武和帝那双深冷的眼,望着孙令似笑非笑。孙令轻轻战栗,叩头道,“下臣办事不利,请皇上治罪。”
武和帝微笑道,“胜负寻常事,爱卿不必惶恐,一个人的暗器再厉害,能敌得过四面八方的暗器?爱卿也是暗器大家,朕相信,定能让他,逃无可逃。”
孙令打了个寒颤,这就是要他,再次下手。
可是和叶修作对,哪儿那么容易?就算是叶修死了,剩下的洛欢李承影,也必定如影随形,不死不休。
孙令黯黯然,却是诚惶诚恐,叩头领命。

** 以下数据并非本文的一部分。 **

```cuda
template <int CP, bool FWD, int I8>
static void launch_fused_i8(pyb_handle* h, int grid, const CUtensorMap& a_hi, const CUtensorMap& a_lo,
                            const CUtensorMap& b_hi, const CUtensorMap& b_lo, const TcGemmParams& p, const Layer2Params& l2) {
  PYB_CUDA(cudaFuncSetAttribute(tc_g1_layer2_fused<CP, FWD, I8>, cudaFuncAttributeMaxDynamicSharedMemorySize, TfCfg<CP>::SMEM_I8));
  tc_g1_layer2_fused<CP, FWD, I8><<<grid, TF_THREADS, TfCfg<CP>::SMEM_I8, h->stream>>>(a_hi, a_lo, b_hi, b_lo, p, l2);
}
template <int CP>
static void launch_fused_inst(pyb_handle* h, int grid, const CUtensorMap& a_hi, const CUtensorMap& a_lo,
                              const CUtensorMap& b_hi, const CUtensorMap& b_lo, const TcGemmParams& p, const Layer2Params& l2,
                              int i8 = 0) {
  if (i8 && !l2.fwd_out && h->opt_tc_epi_mma) {
    if (i8 >= 2) {
      PYB_CUDA(cudaFuncSetAttribute(tc_fused_i8_mma<CP, true>, cudaFuncAttributeMaxDynamicSharedMemorySize, TfmCfg::SMEM));
      tc_fused_i8_mma<CP, true><<<grid, TFM_THREADS, TfmCfg::SMEM, h->stream>>>(a_hi, a_lo, b_hi, b_lo, p, l2);
    } else {
      PYB_CUDA(cudaFuncSetAttribute(tc_fused_i8_mma<CP, false>, cudaFuncAttributeMaxDynamicSharedMemorySize, TfmCfg::SMEM));
      tc_fused_i8_mma<CP, false><<<grid, TFM_THREADS, TfmCfg::SMEM, h->stream>>>(a_hi, a_lo, b_hi, b_lo, p, l2);
    }
    return;
  }
  if (i8) {
    if (l2.fwd_out) launch_fused_i8<CP, true, 1>(h, grid, a_hi, a_lo, b_hi, b_lo, p, l2);
    else if (i8 >= 2) launch_fused_i8<CP, false, 2>(h, grid, a_hi, a_lo, b_hi, b_lo, p, l2);
    else launch_fused_i8<CP, false, 1>(h, grid, a_hi, a_lo, b_hi, b_lo, p, l2);
    return;
  }
  if (l2.fwd_out) {
    PYB_CUDA(cudaFuncSetAttribute(tc_g1_layer2_fused<CP, true>, cudaFuncAttributeMaxDynamicSharedMemorySize, TfCfg<CP>::SMEM));
    tc_g1_layer2_fused<CP, true><<<grid, TF_THREADS, TfCfg<CP>::SMEM, h->stream>>>(a_hi, a_lo, b_hi, b_lo, p, l2);
    return;
  }
  PYB_CUDA(cudaFuncSetAttribute(tc_g1_layer2_fused<CP, false>, cudaFuncAttributeMaxDynamicSharedMemorySize, TfCfg<CP>::SMEM));
  tc_g1_layer2_fused<CP, false><<<grid, TF_THREADS, TfCfg<CP>::SMEM, h->stream>>>(a_hi, a_lo, b_hi, b_lo, p, l2);
}
static bool fused_ok(const pyb_handle* h, int H, int act1) {
  return h->opt_tc_pair && h->opt_tc_fuse && act1 == PYB_ACT_RELU && (H == 128 || H == 256);
}

static int i8_mode(const pyb_handle* h, bool backward, bool resident) {
  const Model& m = h->model;
  int want = h->opt_tc_i8;
  if (want < 0) want = (resident && backward && h->i8_guard_ok) ? 2 : 0;
  if (want <= 0 || !fused_ok(h, m.layer[0].fan_out, m.layer[0].act) || m.layer[1].fan_out > L2_CMAX) return 0;
  if (m.layer[0].fan_in > 32768) return 0;
  if (!backward) return 1;
  const bool ce = h->loss_kind == PYB_LOSS_SPARSE_CE && m.layer[1].act == PYB_ACT_SOFTMAX;
  return (want >= 2 && ce && m.layer[0].fan_out == 256) ? 2 : 1;
}

static void tc_prepare_data_i8(pyb_handle* h, TcData& d, const float* X, int64_t N, int mode) {
  const int D = d.D;
  const int64_t Npad = d.Npad;
  d.Dk = (D + 15) / 16 * 16;
  d.col_mean.alloc(D); d.col_absmax.alloc(D); d.sx.alloc(N); d.sf.alloc(D + 1);
  d.xs_hi.alloc(N * d.Dk); d.xs_lo.alloc(N * d.Dk);
  d.stat_sum.alloc((size_t)I8_STAT_CHUNKS * D); d.stat_max.alloc((size_t)I8_STAT_CHUNKS * D);
  k_col_stats<<<dim3((D + 31) / 32, I8_STAT_CHUNKS), dim3(32, 32), 0, h->stream>>>(X, N, D, d.stat_sum.p, d.stat_max.p);
  k_col_stats_final<<<(D + 255) / 256, 256, 0, h->stream>>>(d.stat_sum.p, d.stat_max.p, I8_STAT_CHUNKS, N, D, d.col_mean.p,
                                                           d.col_absmax.p);
  count_launch(h);
  const int wpb = 8;
  k_slice_x_rows_i8<<<(unsigned)std::min<int64_t>((N + wpb - 1) / wpb, 8 * (int64_t)h->sm_count), wpb * 32, 0, h->stream>>>(
      X, N, D, d.col_mean.p, d.xs_hi.p, d.xs_lo.p, d.sx.p, d.Dk);
  count_launch(h, 2);
  d.mXs_hi = make_map_u8p(d.xs_hi.p, d.Dk, N, d.Dk, 128);
  d.mXs_lo = make_map_u8p(d.xs_lo.p, d.Dk, N, d.Dk, 128);
  if (mode >= 2) {
    d.xts_hi.alloc((int64_t)(D + 1) * Npad); d.xts_lo.alloc((int64_t)(D + 1) * Npad);
    PYB_CUDA(cudaMemsetAsync(d.xts_hi.p, 0, (size_t)(D + 1) * Npad, h->stream));
    PYB_CUDA(cudaMemsetAsync(d.xts_lo.p, 0, (size_t)(D + 1) * Npad, h->stream));
// ... 94 lines not shown
    st->ws_hi.alloc(cc * H * Dk); st->ws_lo.alloc(cc * H * Dk);
    st->cw.alloc(cc * H); st->b1c.alloc(cc * H); st->zq.alloc(cc * H); st->zd.alloc(cc * H);
    st->mWs_hi = make_map_u8p(st->ws_hi.p, Dk, cc * H, Dk, H / 2);
    st->mWs_lo = make_map_u8p(st->ws_lo.p, Dk, cc * H, Dk, H / 2);
    if (mode >= 2) {
      st->cap_blocks_i8 = std::max(st->cap_blocks_i8, need_blocks);
      const int64_t cb = st->cap_blocks_i8;
      st->zi_hi.alloc(cb * H * 128); st->zi_lo.alloc(cb * H * 128);
      st->mZi_hi = make_map_blocked_u8(st->zi_hi.p, cb, H, 128);
      st->mZi_lo = make_map_blocked_u8(st->zi_lo.p, cb, H, 128);
    }
  }
  return bc;
}

static void tc_pack_and_g1(pyb_handle* h, TcState* st, TcData& d, const float* th, int nb,
                           const Layer2Params* fused = nullptr, int i8 = 0) {
  const Model& m = h->model;
  const LayerDesc& L1 = m.layer[0];
  const int D = st->D, H = st->H;
  const int64_t N = d.N, Npad = d.Npad, P = m.P;
  if (i8) {
    const float invN = fused->fwd_out ? 1.0f : fused->scale / (float)fused->N;
    k_pack_w1_i8<<<dim3((H + 31) / 32, nb), dim3(32, 8), 0, h->stream>>>(
        th, P, L1.w_off, L1.b_off, m.layer[1].w_off, D, H, m.layer[1].fan_out, d.col_mean.p, invN, st->ws_hi.p, st->ws_lo.p,
        d.Dk, st->cw.p, st->b1c.p, st->zq.p, st->zd.p);
  } else {
  dim3 g((H + 31) / 32, (D + 31) / 32, nb), blk(32, 8);
  k_split_transpose<<<g, blk, 0, h->stream>>>(th + L1.w_off, P, D, H, H, st->w_hi.p, st->w_lo.p, (int64_t)H * D, D);
  }
  count_launch(h);
  TcGemmParams p = {};
  p.K = D; p.n_mtiles = (int)(Npad / 128); p.n_pairs = (p.n_mtiles + 1) / 2; p.n_batch = nb; p.H = H;
  p.a_batch_rows = 0; p.a_box_rows = 128; p.order = 1; p.sub_batch = 32; p.total_items = p.n_pairs * nb;
  p.epi = EPI_BIAS_ACT_T_SPLIT;
  p.bias = th + L1.b_off; p.bias_stride = P; p.act = L1.act;
  p.out_hi = st->a_hi.p; p.out_lo = st->a_lo.p; p.out_tiles = (int)(Npad / 128);
  p.M_valid = (int)N; p.N_valid = H;
  if (fused) {
    const int grid = std::min(2 * p.total_items, (h->sm_count / 2) * 2);
    const int C = fused->C;
    Layer2Params f2 = *fused;
    const CUtensorMap &a_hi = i8 ? d.mXs_hi : d.mX_hi, &a_lo = i8 ? d.mXs_lo : d.mX_lo;
    const CUtensorMap &b_hi = i8 ? st->mWs_hi : st->mWp_hi, &b_lo = i8 ? st->mWs_lo : st->mWp_lo;
    if (i8) {
      p.bias = st->b1c.p; p.bias_stride = H;
      f2.dbg = nullptr; f2.dbg_flags = h->opt_tc_timeline & ~1;
      if (h->opt_tc_timeline) { st->dbg.alloc(8 * 160); f2.dbg = st->dbg.p; }
      f2.sx = d.sx.p; f2.cw = st->cw.p; f2.zq = st->zq.p; f2.zi_hi = st->zi_hi.p; f2.zi_lo = st->zi_lo.p;
    }
    prof_begin(h);
    if (C <= 4) launch_fused_inst<4>(h, grid, a_hi, a_lo, b_hi, b_lo, p, f2, i8);
    else if (C <= 8) launch_fused_inst<8>(h, grid, a_hi, a_lo, b_hi, b_lo, p, f2, i8);
    else if (C <= 12) launch_fused_inst<12>(h, grid, a_hi, a_lo, b_hi, b_lo, p, f2, i8);
    else launch_fused_inst<16>(h, grid, a_hi, a_lo, b_hi, b_lo, p, f2, i8);
    prof_end(h, 2.0 * N * (D * (double)H + (fused->fwd_out ? 1.0 : 3.0) * H * C) * nb);
    count_launch(h);
    return;
  }
  launch_gemm_tc(h, d.mX_hi, d.mX_lo, st->mW_hi, st->mW_lo, p, 2.0 * N * D * (double)H * nb, &st->mWp_hi, &st->mWp_lo);
}

static void tc_eval_on(pyb_handle* h, TcState* st, TcData& d, const int32_t* y_i, const float* y_f, const float* theta,
                       int64_t S, float scale, float* loss_out, float* grad_out) {
  const Model& m = h->model;
  const int64_t Bc = tc_prepare_bufs(h, st, S, d.Npad, true, d.i8);
  const LayerDesc& L1 = m.layer[0];
  const LayerDesc& L2 = m.layer[1];
  const int D = st->D, H = st->H, C = st->C;
  const int64_t N = d.N, Npad = d.Npad, P = m.P;
  const int n_tiles = (int)(Npad / L2_ROWS);
  const bool fused = fused_ok(h, H, L1.act) && C <= L2_CMAX;
  const int i8 = d.i8;
  const int n_groups = fused ? (int)(Npad / 128) * 4
                             : std::min(n_tiles, std::max(1, (int)((8 * (int64_t)h->sm_count + Bc - 1) / Bc)));
  st->b2_partial.alloc((size_t)Bc * n_groups * L2_CMAX);
  st->loss_partial.alloc((size_t)Bc * n_groups);
  for (int64_t b0 = 0; b0 < S; b0 += Bc) {
    const int nb = (int)std::min<int64_t>(Bc, S - b0);
    const float* th = theta + b0 * P;
    float* gr = grad_out + b0 * P;
    {
      Layer2Params p = {};
      p.a_hi = st->a_hi.p; p.a_lo = st->a_lo.p; p.zt_hi = st->z_hi.p; p.zt_lo = st->z_lo.p;
      p.z2_hi = st->z2_hi.p; p.z2_lo = st->z2_lo.p; p.k_tiles = (int)(Npad / 128);
      p.theta = th; p.P = P; p.w2_off = L2.w_off; p.b2_off = L2.b_off;
      p.H = H; p.C = C; p.N = (int)N; p.act1 = L1.act; p.out_act = L2.act; p.loss_kind = h->loss_kind;
      p.y_i = y_i; p.y_f = y_f; p.scale = scale;
      p.loss_partial = st->loss_partial.p; p.b2_partial = st->b2_partial.p; p.n_groups = n_groups;
      p.n_tiles = n_tiles;
      if (fused) {
        tc_pack_and_g1(h, st, d, th, nb, &p, i8);
      } else {
        tc_pack_and_g1(h, st, d, th, nb);
        dim3 g(n_groups, nb);
        if (C <= 4) k_layer2<4><<<g, 128, 0, h->stream>>>(p);
        else if (C <= 8) k_layer2<8><<<g, 128, 0, h->stream>>>(p);
        else if (C <= 12) k_layer2<12><<<g, 128, 0, h->stream>>>(p);
        else k_layer2<16><<<g, 128, 0, h->stream>>>(p);
      }
      k_layer2_reduce<<<nb, 256, 0, h->stream>>>(st->b2_partial.p, st->loss_partial.p, n_groups, C, gr, P, L2.b_off,
                                                loss_out ? loss_out + b0 : nullptr, (int)N);
      count_launch(h, 2);
    }
    const int nk_rows = (int)(Npad / TC_BK);
    const int splits = (nk_rows + TC_SPLIT_CHUNKS - 1) / TC_SPLIT_CHUNKS;
// ... 288 lines not shown
```

Measured before the change: 10760.

## Add CP=10 class padding and split layer-2 epilogue across halves

```diff
diff --git a/bayesian_inference_for_nn_b200/csrc/tc_fused.cuh b/bayesian_inference_for_nn_b200/csrc/tc_fused.cuh
--- a/bayesian_inference_for_nn_b200/csrc/tc_fused.cuh
+++ b/bayesian_inference_for_nn_b200/csrc/tc_fused.cuh
@@ -6,6 +6,7 @@
 constexpr int TF_THREADS = 384;
 template <int CP> struct TfCfg {
   static constexpr int STAGES = 5;
+  static_assert(CP % 2 == 0 && CP <= 16, "even class padding, at most L2_CMAX classes");
   static constexpr int W2_BYTES = 2 * 256 * CP * 4;
   static constexpr int ZX_BYTES = 2 * CP * 128 * 4;
   static constexpr int SMEM = STAGES * TP_STAGE_BYTES + 1024  + 1024  + 2048  +
@@ -62,7 +63,10 @@
 }
 template <int CP>
 __device__ __forceinline__ int w2_slot(int h, int c) {
-  return ((((h >> 3) * 2 + (h & 1)) * (CP / 4) + (c >> 2)) * 4 + ((h >> 1) & 3)) * 4 + (c & 3);
+  static_assert(CP % 2 == 0, "the class padding is even");
+  constexpr int CP4 = CP / 4 * 4;
+  const int grp = ((h >> 3) * 2 + (h & 1)) * 4 * CP, t = (h >> 1) & 3;
+  return grp + (c < CP4 ? ((c >> 2) * 4 + t) * 4 + (c & 3) : 4 * CP4 + 2 * t + (c - CP4));
 }
 __device__ __forceinline__ void split_pair(float x0, float x1, uint32_t& hw, uint32_t& lw) {
   const __nv_bfloat162 hp = __floats2bfloat162_rn(x0, x1);
@@ -216,11 +220,11 @@
       if (eall < H) {
         const int h = eall;
         const float* src = th + l2.w2_off + (int64_t)h * C;
-        const uint32_t dst = smem_u32(W2_s + buf * 256 * CP + w2_slot<CP>(h, 0));
+        float* dst = W2_s + buf * 256 * CP;
 #pragma unroll
         for (int c = 0; c < CP; ++c)
           if (c < C)
-            asm volatile("cp.async.ca.shared.global [%0], [%1], 4;" ::"r"(dst + (uint32_t)(((c >> 2) * 16 + (c & 3)) * 4)),
+            asm volatile("cp.async.ca.shared.global [%0], [%1], 4;" ::"r"(smem_u32(dst + w2_slot<CP>(h, c))),
                          "l"(src + c) : "memory");
         asm volatile("cp.async.ca.shared.global [%0], [%1], 4;" ::"r"(smem_u32(bias_s + buf * 256 + h)),
                      "l"(p.bias + (int64_t)b * p.bias_stride + h) : "memory");
@@ -265,7 +269,10 @@
       uint2* pa_lo = reinterpret_cast<uint2*>(p.out_lo) + blk_w;
       uint2* pz_hi = reinterpret_cast<uint2*>(l2.zt_hi) + blk_w;
       uint2* pz_lo = reinterpret_cast<uint2*>(l2.zt_lo) + blk_w;
-      const float4* w4b = reinterpret_cast<const float4*>(W2b) + (((half * Hh) >> 3) * 2 * (CP / 4)) * 4 + t;
+      constexpr int CP4 = CP / 4 * 4;
+      const float* w2h = W2b + ((half * Hh) >> 3) * 2 * 4 * CP;
+      const float4* w4b = reinterpret_cast<const float4*>(w2h) + t;
+      const float2* w2b = reinterpret_cast<const float2*>(w2h + 4 * CP4) + t;
       const float* bsb = bs + hbase;
       const float* cwb = cw_s + cbuf * 256 + hbase;
       const float* zqb = zq_s + cbuf * 256 + hbase;
@@ -326,7 +333,8 @@
             }
 #pragma unroll
             for (int i = 0; i < 2; ++i) {
-              const float4* w4 = w4b + (((ch * 4 + kb) * 2 + i) * (CP / 4)) * 4;
+              const int grp = (ch * 4 + kb) * 2 + i;
+              const float4* w4 = w4b + grp * CP;
 #pragma unroll
               for (int c4 = 0; c4 < CP / 4; ++c4) {
                 const float4 w = w4[c4 * 4];
@@ -337,6 +345,11 @@
                   z[r][2 * c4] = __ffma2_rn(aa, w01, z[r][2 * c4]);
                   z[r][2 * c4 + 1] = __ffma2_rn(aa, w23, z[r][2 * c4 + 1]);
                 }
+              }
+              if (CP != CP4) {
+                const float2 w = w2b[grp * 2 * CP];
+#pragma unroll
+                for (int r = 0; r < 4; ++r) z[r][CP / 2 - 1] = __ffma2_rn(make_float2(a[r][i], a[r][i]), w, z[r][CP / 2 - 1]);
               }
               if (!FWD) {
                 uint32_t hw0, lw0, hw1, lw1;
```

武和帝言笑道,“爱卿请起吧。”
从御书房出来,孙令带着难言的忐忑,顺畅了呼吸。不想猛一抬头,看见燕王萧煜,面带温和的微笑,一身清贵地负手站着。
仓皇不及行礼,萧煜已点头和他打招呼,“孙大人。”
孙令忙行礼唤王爷,内心里,突然升起一股希望。燕王是保叶修的,但愿他能劝说皇上,放弃诛杀。
萧煜刚一行礼,便被武和帝热情地搀扶起,赐坐坐下,武和帝看着萧煜的脸色,关切地道,“煜儿好些了没?”
萧煜淡淡笑,“多谢父皇垂询,儿臣好多了。”
武和帝笑眯眯一副慈父模样,萧煜刚欲说话,喉间一阵咳意,他扭头咳了几声,最后就只剩喘息,没有言语了。